Founded in 1986, Sutherland Healthcare is a global organisation with over 15 locations and 5000+ employees including healthcare development, analytics and data science teams. With an average Net Promoter Score (NPS) of 80, Sutherland Healthcare uses proprietary analytics, omnichannel and back-office platforms, bots and tools.  They work with six of the top 10 US health plans and more than 100 health industry clients – from stand-alone hospitals to large health systems and medtech companies.

For 12 years, Sutherland has been a partner of Northwell Health - New York’s largest health system serving 11 million people.  

“This has been a true partnership and the outcomes have been really impressive,” said Collier who pointed out the following savings:

  • 15 per cent year over year cash collections
  • 37 per cent reduction in bad debt 
  • 18 per cent decrease in average AR days 
  • 15 per cent increase in our engagement 

The company heritage of being a “future-ready organisation” came to fruition during the pandemic. “By having deeply digital technology enabled service in the RCM arena, we were able to flex up and down with demands from clients,” said Collier.

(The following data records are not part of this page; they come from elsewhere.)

__device__ __forceinline__ void wgmma_m64n64k16(float (&d)[32], uint64_t desc_a, uint64_t desc_b, uint32_t accumulate) {
  asm volatile(
      "{\n\t.reg .pred p;\n\tsetp.ne.b32 p, %34, 0;\n\t"
      "wgmma.mma_async.sync.aligned.m64n64k16.f32." MPX_WGMMA_AB " "
      "{%0, %1, %2, %3, %4, %5, %6, %7, %8, %9, %10, %11, %12, %13, %14, %15, %16, %17, %18, %19, %20, %21, %22, %23, %24, %25, %26, %27, %28, %29, %30, %31}, %32, %33, p, 1, 1, 0, 0;\n\t}"
      : "+f"(d[0]), "+f"(d[1]), "+f"(d[2]), "+f"(d[3]), "+f"(d[4]), "+f"(d[5]), "+f"(d[6]), "+f"(d[7]), "+f"(d[8]), "+f"(d[9]), "+f"(d[10]), "+f"(d[11]), "+f"(d[12]), "+f"(d[13]), "+f"(d[14]), "+f"(d[15]), "+f"(d[16]), "+f"(d[17]), "+f"(d[18]), "+f"(d[19]), "+f"(d[20]), "+f"(d[21]), "+f"(d[22]), "+f"(d[23]), "+f"(d[24]), "+f"(d[25]), "+f"(d[26]), "+f"(d[27]), "+f"(d[28]), "+f"(d[29]), "+f"(d[30]), "+f"(d[31])
      : "l"(desc_a), "l"(desc_b), "r"(accumulate)
      : "memory");
}
__device__ __forceinline__ void wgmma_m64n128k16(float (&d)[64], uint64_t desc_a, uint64_t desc_b, uint32_t accumulate) {
  asm volatile(
      "{\n\t.reg .pred p;\n\tsetp.ne.b32 p, %66, 0;\n\t"
      "wgmma.mma_async.sync.aligned.m64n128k16.f32." MPX_WGMMA_AB " "
      "{%0, %1, %2, %3, %4, %5, %6, %7, %8, %9, %10, %11, %12, %13, %14, %15, %16, %17, %18, %19, %20, %21, %22, %23, %24, %25, %26, %27, %28, %29, %30, %31, %32, %33, %34, %35, %36, %37, %38, %39, %40, %41, %42, %43, %44, %45, %46, %47, %48, %49, %50, %51, %52, %53, %54, %55, %56, %57, %58, %59, %60, %61, %62, %63}, %64, %65, p, 1, 1, 0, 0;\n\t}"
      : "+f"(d[0]), "+f"(d[1]), "+f"(d[2]), "+f"(d[3]), "+f"(d[4]), "+f"(d[5]), "+f"(d[6]), "+f"(d[7]), "+f"(d[8]), "+f"(d[9]), "+f"(d[10]), "+f"(d[11]), "+f"(d[12]), "+f"(d[13]), "+f"(d[14]), "+f"(d[15]), "+f"(d[16]), "+f"(d[17]), "+f"(d[18]), "+f"(d[19]), "+f"(d[20]), "+f"(d[21]), "+f"(d[22]), "+f"(d[23]), "+f"(d[24]), "+f"(d[25]), "+f"(d[26]), "+f"(d[27]), "+f"(d[28]), "+f"(d[29]), "+f"(d[30]), "+f"(d[31]), "+f"(d[32]), "+f"(d[33]), "+f"(d[34]), "+f"(d[35]), "+f"(d[36]), "+f"(d[37]), "+f"(d[38]), "+f"(d[39]), "+f"(d[40]), "+f"(d[41]), "+f"(d[42]), "+f"(d[43]), "+f"(d[44]), "+f"(d[45]), "+f"(d[46]), "+f"(d[47]), "+f"(d[48]), "+f"(d[49]), "+f"(d[50]), "+f"(d[51]), "+f"(d[52]), "+f"(d[53]), "+f"(d[54]), "+f"(d[55]), "+f"(d[56]), "+f"(d[57]), "+f"(d[58]), "+f"(d[59]), "+f"(d[60]), "+f"(d[61]), "+f"(d[62]), "+f"(d[63])
      : "l"(desc_a), "l"(desc_b), "r"(accumulate)
      : "memory");
}
__device__ __forceinline__ void wgmma_m64n256k16(float (&d)[128], uint64_t desc_a, uint64_t desc_b, uint32_t accumulate) {
  asm volatile(
      "{\n\t.reg .pred p;\n\tsetp.ne.b32 p, %130, 0;\n\t"
      "wgmma.mma_async.sync.aligned.m64n256k16.f32." MPX_WGMMA_AB " "
      "{%0, %1, %2, %3, %4, %5, %6, %7, %8, %9, %10, %11, %12, %13, %14, %15, %16, %17, %18, %19, %20, %21, %22, %23, %24, %25, %26, %27, %28, %29, %30, %31, %32, %33, %34, %35, %36, %37, %38, %39, %40, %41, %42, %43, %44, %45, %46, %47, %48, %49, %50, %51, %52, %53, %54, %55, %56, %57, %58, %59, %60, %61, %62, %63, %64, %65, %66, %67, %68, %69, %70, %71, %72, %73, %74, %75, %76, %77, %78, %79, %80, %81, %82, %83, %84, %85, %86, %87, %88, %89, %90, %91, %92, %93, %94, %95, %96, %97, %98, %99, %100, %101, %102, %103, %104, %105, %106, %107, %108, %109, %110, %111, %112, %113, %114, %115, %116, %117, %118, %119, %120, %121, %122, %123, %124, %125, %126, %127}, %128, %129, p, 1, 1, 0, 0;\n\t}"
      : "+f"(d[0]), "+f"(d[1]), "+f"(d[2]), "+f"(d[3]), "+f"(d[4]), "+f"(d[5]), "+f"(d[6]), "+f"(d[7]), "+f"(d[8]), "+f"(d[9]), "+f"(d[10]), "+f"(d[11]), "+f"(d[12]), "+f"(d[13]), "+f"(d[14]), "+f"(d[15]), "+f"(d[16]), "+f"(d[17]), "+f"(d[18]), "+f"(d[19]), "+f"(d[20]), "+f"(d[21]), "+f"(d[22]), "+f"(d[23]), "+f"(d[24]), "+f"(d[25]), "+f"(d[26]), "+f"(d[27]), "+f"(d[28]), "+f"(d[29]), "+f"(d[30]), "+f"(d[31]), "+f"(d[32]), "+f"(d[33]), "+f"(d[34]), "+f"(d[35]), "+f"(d[36]), "+f"(d[37]), "+f"(d[38]), "+f"(d[39]), "+f"(d[40]), "+f"(d[41]), "+f"(d[42]), "+f"(d[43]), "+f"(d[44]), "+f"(d[45]), "+f"(d[46]), "+f"(d[47]), "+f"(d[48]), "+f"(d[49]), "+f"(d[50]), "+f"(d[51]), "+f"(d[52]), "+f"(d[53]), "+f"(d[54]), "+f"(d[55]), "+f"(d[56]), "+f"(d[57]), "+f"(d[58]), "+f"(d[59]), "+f"(d[60]), "+f"(d[61]), "+f"(d[62]), "+f"(d[63]), "+f"(d[64]), "+f"(d[65]), "+f"(d[66]), "+f"(d[67]), "+f"(d[68]), "+f"(d[69]), "+f"(d[70]), "+f"(d[71]), "+f"(d[72]), "+f"(d[73]), "+f"(d[74]), "+f"(d[75]), "+f"(d[76]), "+f"(d[77]), "+f"(d[78]), "+f"(d[79]), "+f"(d[80]), "+f"(d[81]), "+f"(d[82]), "+f"(d[83]), "+f"(d[84]), "+f"(d[85]), "+f"(d[86]), "+f"(d[87]), "+f"(d[88]), "+f"(d[89]), "+f"(d[90]), "+f"(d[91]), "+f"(d[92]), "+f"(d[93]), "+f"(d[94]), "+f"(d[95]), "+f"(d[96]), "+f"(d[97]), "+f"(d[98]), "+f"(d[99]), "+f"(d[100]), "+f"(d[101]), "+f"(d[102]), "+f"(d[103]), "+f"(d[104]), "+f"(d[105]), "+f"(d[106]), "+f"(d[107]), "+f"(d[108]), "+f"(d[109]), "+f"(d[110]), "+f"(d[111]), "+f"(d[112]), "+f"(d[113]), "+f"(d[114]), "+f"(d[115]), "+f"(d[116]), "+f"(d[117]), "+f"(d[118]), "+f"(d[119]), "+f"(d[120]), "+f"(d[121]), "+f"(d[122]), "+f"(d[123]), "+f"(d[124]), "+f"(d[125]), "+f"(d[126]), "+f"(d[127])
      : "l"(desc_a), "l"(desc_b), "r"(accumulate)
      : "memory");
}
__device__ __forceinline__ void wgmma_m64n160k16(float (&d)[80], uint64_t desc_a, uint64_t desc_b, uint32_t accumulate) {
  asm volatile(
      "{\n\t.reg .pred p;\n\tsetp.ne.b32 p, %82, 0;\n\t"
      "wgmma.mma_async.sync.aligned.m64n160k16.f32." MPX_WGMMA_AB " "
      "{%0, %1, %2, %3, %4, %5, %6, %7, %8, %9, %10, %11, %12, %13, %14, %15, %16, %17, %18, %19, %20, %21, %22, %23, %24, %25, %26, %27, %28, %29, %30, %31, %32, %33, %34, %35, %36, %37, %38, %39, %40, %41, %42, %43, %44, %45, %46, %47, %48, %49, %50, %51, %52, %53, %54, %55, %56, %57, %58, %59, %60, %61, %62, %63, %64, %65, %66, %67, %68, %69, %70, %71, %72, %73, %74, %75, %76, %77, %78, %79}, %80, %81, p, 1, 1, 0, 0;\n\t}"
      : "+f"(d[0]), "+f"(d[1]), "+f"(d[2]), "+f"(d[3]), "+f"(d[4]), "+f"(d[5]), "+f"(d[6]), "+f"(d[7]), "+f"(d[8]), "+f"(d[9]), "+f"(d[10]), "+f"(d[11]), "+f"(d[12]), "+f"(d[13]), "+f"(d[14]), "+f"(d[15]), "+f"(d[16]), "+f"(d[17]), "+f"(d[18]), "+f"(d[19]), "+f"(d[20]), "+f"(d[21]), "+f"(d[22]), "+f"(d[23]), "+f"(d[24]), "+f"(d[25]), "+f"(d[26]), "+f"(d[27]), "+f"(d[28]), "+f"(d[29]), "+f"(d[30]), "+f"(d[31]), "+f"(d[32]), "+f"(d[33]), "+f"(d[34]), "+f"(d[35]), "+f"(d[36]), "+f"(d[37]), "+f"(d[38]), "+f"(d[39]), "+f"(d[40]), "+f"(d[41]), "+f"(d[42]), "+f"(d[43]), "+f"(d[44]), "+f"(d[45]), "+f"(d[46]), "+f"(d[47]), "+f"(d[48]), "+f"(d[49]), "+f"(d[50]), "+f"(d[51]), "+f"(d[52]), "+f"(d[53]), "+f"(d[54]), "+f"(d[55]), "+f"(d[56]), "+f"(d[57]), "+f"(d[58]), "+f"(d[59]), "+f"(d[60]), "+f"(d[61]), "+f"(d[62]), "+f"(d[63]), "+f"(d[64]), "+f"(d[65]), "+f"(d[66]), "+f"(d[67]), "+f"(d[68]), "+f"(d[69]), "+f"(d[70]), "+f"(d[71]), "+f"(d[72]), "+f"(d[73]), "+f"(d[74]), "+f"(d[75]), "+f"(d[76]), "+f"(d[77]), "+f"(d[78]), "+f"(d[79])
      : "l"(desc_a), "l"(desc_b), "r"(accumulate)
      : "memory");
}
template <int BLOCK_N>
__device__ __forceinline__ void wgmma_tile(float (&d)[BLOCK_N / 2], uint64_t da, uint64_t db, uint32_t accumulate) {
  if constexpr (BLOCK_N == 64) wgmma_m64n64k16(d, da, db, accumulate);
  else if constexpr (BLOCK_N == 128) wgmma_m64n128k16(d, da, db, accumulate);
  else if constexpr (BLOCK_N == 160) wgmma_m64n160k16(d, da, db, accumulate);
  else wgmma_m64n256k16(d, da, db, accumulate);
}

__device__ __forceinline__ uint64_t make_sw128_desc(uint32_t smem_addr) {
// ... 48 lines not shown
}
int conv_profile_summary(double* total_ms, double* total_flops, long long* launches) {
  MPX_CHECK_CUDA(cudaDeviceSynchronize());
  double ms = 0, fl = 0;
  for (size_t i = 0; i < g_slots_used; ++i) {
    float t = 0.f;
    MPX_CHECK_CUDA(cudaEventElapsedTime(&t, g_slots[i].e0, g_slots[i].e1));
    ms += t;
    fl += g_slots[i].flops;
  }
  *total_ms = ms;
  *total_flops = fl;
  *launches = static_cast<long long>(g_slots_used);
  g_slots_used = 0;
  return MPX_OK;
}

static int g_conv_mode = MPX_CONV_NET_SPLITK;
int conv_get_mode() { return g_conv_mode; }
void conv_set_mode(int mode) { g_conv_mode = mode; }

struct ConvParams {
  int M_total;
  int P, Q;
  int C_out;
  int S;
  int stride;
  int pad_h, pad_w;
  int cblocks;
  int num_k_blocks;
  int m_tiles, n_tiles;
  int relu;
  const float* bias;
  const act_t* residual;
  act_t* out;
  int splits;
};

constexpr int kBlockM = 128;
constexpr int kBlockK = 64;
constexpr int kATileBytes = kBlockM * kBlockK * 2;
constexpr int kThreads = 384;

template <int BLOCK_N>
struct ConvCfg {
  static constexpr int kBTileBytes = BLOCK_N * kBlockK * 2;
  static constexpr int kStageBytes = kATileBytes + kBTileBytes;
  static constexpr int kStages = (BLOCK_N == 256) ? 4 : (BLOCK_N == 128 ? 6 : 8);
  static constexpr int kSmemBytes =
      kStages * kStageBytes + 1024  + 256  + 2048 ;
  static int smem_bytes(int c_out) { return c_out <= 512 ? kSmemBytes : kSmemBytes - 2048 + 4 * c_out; }
  static constexpr int kParkPitch = BLOCK_N * 4 + 16;
  static_assert(kBlockM * kParkPitch <= kStages * kStageBytes, "split-K tile does not fit the pipeline stages");
};

template <int NCOLS>
__device__ __forceinline__ void splitk_reduce_slice(uint32_t tile_smem, int splits, int rank, long long m0, int M_total,
                                                    int C_out, int n0, act_t* __restrict__ out,
                                                    const act_t* __restrict__ residual, const float* bias_s, int relu,
                                                    int tid, int nthreads) {
  constexpr int kVecPerRow = NCOLS / 4;
  const int rows_per = kBlockM / splits;
  for (int u = tid; u < rows_per * kVecPerRow; u += nthreads) {
    const int r = rank * rows_per + u / kVecPerRow;
    const int c = (u % kVecPerRow) * 4;
    const long long m = m0 + r;
    if (m >= M_total) continue;
    const uint32_t local = tile_smem + static_cast<uint32_t>(r * ConvCfg<NCOLS>::kParkPitch + c * 4);
    float4 part[8];
#pragma unroll
    for (int sp = 0; sp < 8; ++sp) {
      if (sp < splits) {
        uint32_t remote;
        asm volatile("mapa.shared::cluster.u32 %0, %1, %2;" : "=r"(remote) : "r"(local), "r"(sp));
        asm volatile("ld.shared::cluster.v4.f32 {%0, %1, %2, %3}, [%4];"
                     : "=f"(part[sp].x), "=f"(part[sp].y), "=f"(part[sp].z), "=f"(part[sp].w)
                     : "r"(remote)
                     : "memory");
      }
    }
    float4 a = part[0];
#pragma unroll
    for (int sp = 1; sp < 8; ++sp)
      if (sp < splits) { a.x += part[sp].x; a.y += part[sp].y; a.z += part[sp].z; a.w += part[sp].w; }
    const float4 b4 = *reinterpret_cast<const float4*>(bias_s + c);
    float f[4] = {a.x + b4.x, a.y + b4.y, a.z + b4.z, a.w + b4.w};
    const size_t off = static_cast<size_t>(m) * C_out + n0 + c;
    if (residual != nullptr) {
      const uint2 rr = __ldg(reinterpret_cast<const uint2*>(residual + off));
      const float2 t0 = unpack_act2(rr.x), t1 = unpack_act2(rr.y);
      f[0] += t0.x; f[1] += t0.y; f[2] += t1.x; f[3] += t1.y;
    }
    if (relu) {
#pragma unroll
      for (int j = 0; j < 4; ++j) f[j] = fmaxf(f[j], 0.f);
    }
    uint2 o;
    o.x = pack_act2(f[0], f[1]);
    o.y = pack_act2(f[2], f[3]);
    *reinterpret_cast<uint2*>(out + off) = o;
  }
}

“Most health systems will tell you that their data is a gold mine both for clinical benefit and economic value.  A more apt description is that it is like an underground oil field which is not very useful. But by partnering with us we can help extract that oil and put that data in the cloud. We can help to refine that oil using our proprietary data monetisation tools to make that data interoperable.”

“Within the first three weeks of COVID-19 we had everyone globally working from home. A treasure trove of technologies enabled us to do that effectively while safeguarding  Protected Health Information (PHI). 

“Sutherland is at its heart, a tech enabled services company and that gives us the edge when the best solution is neither a technology or services solution, but rather the hybrid of the two.”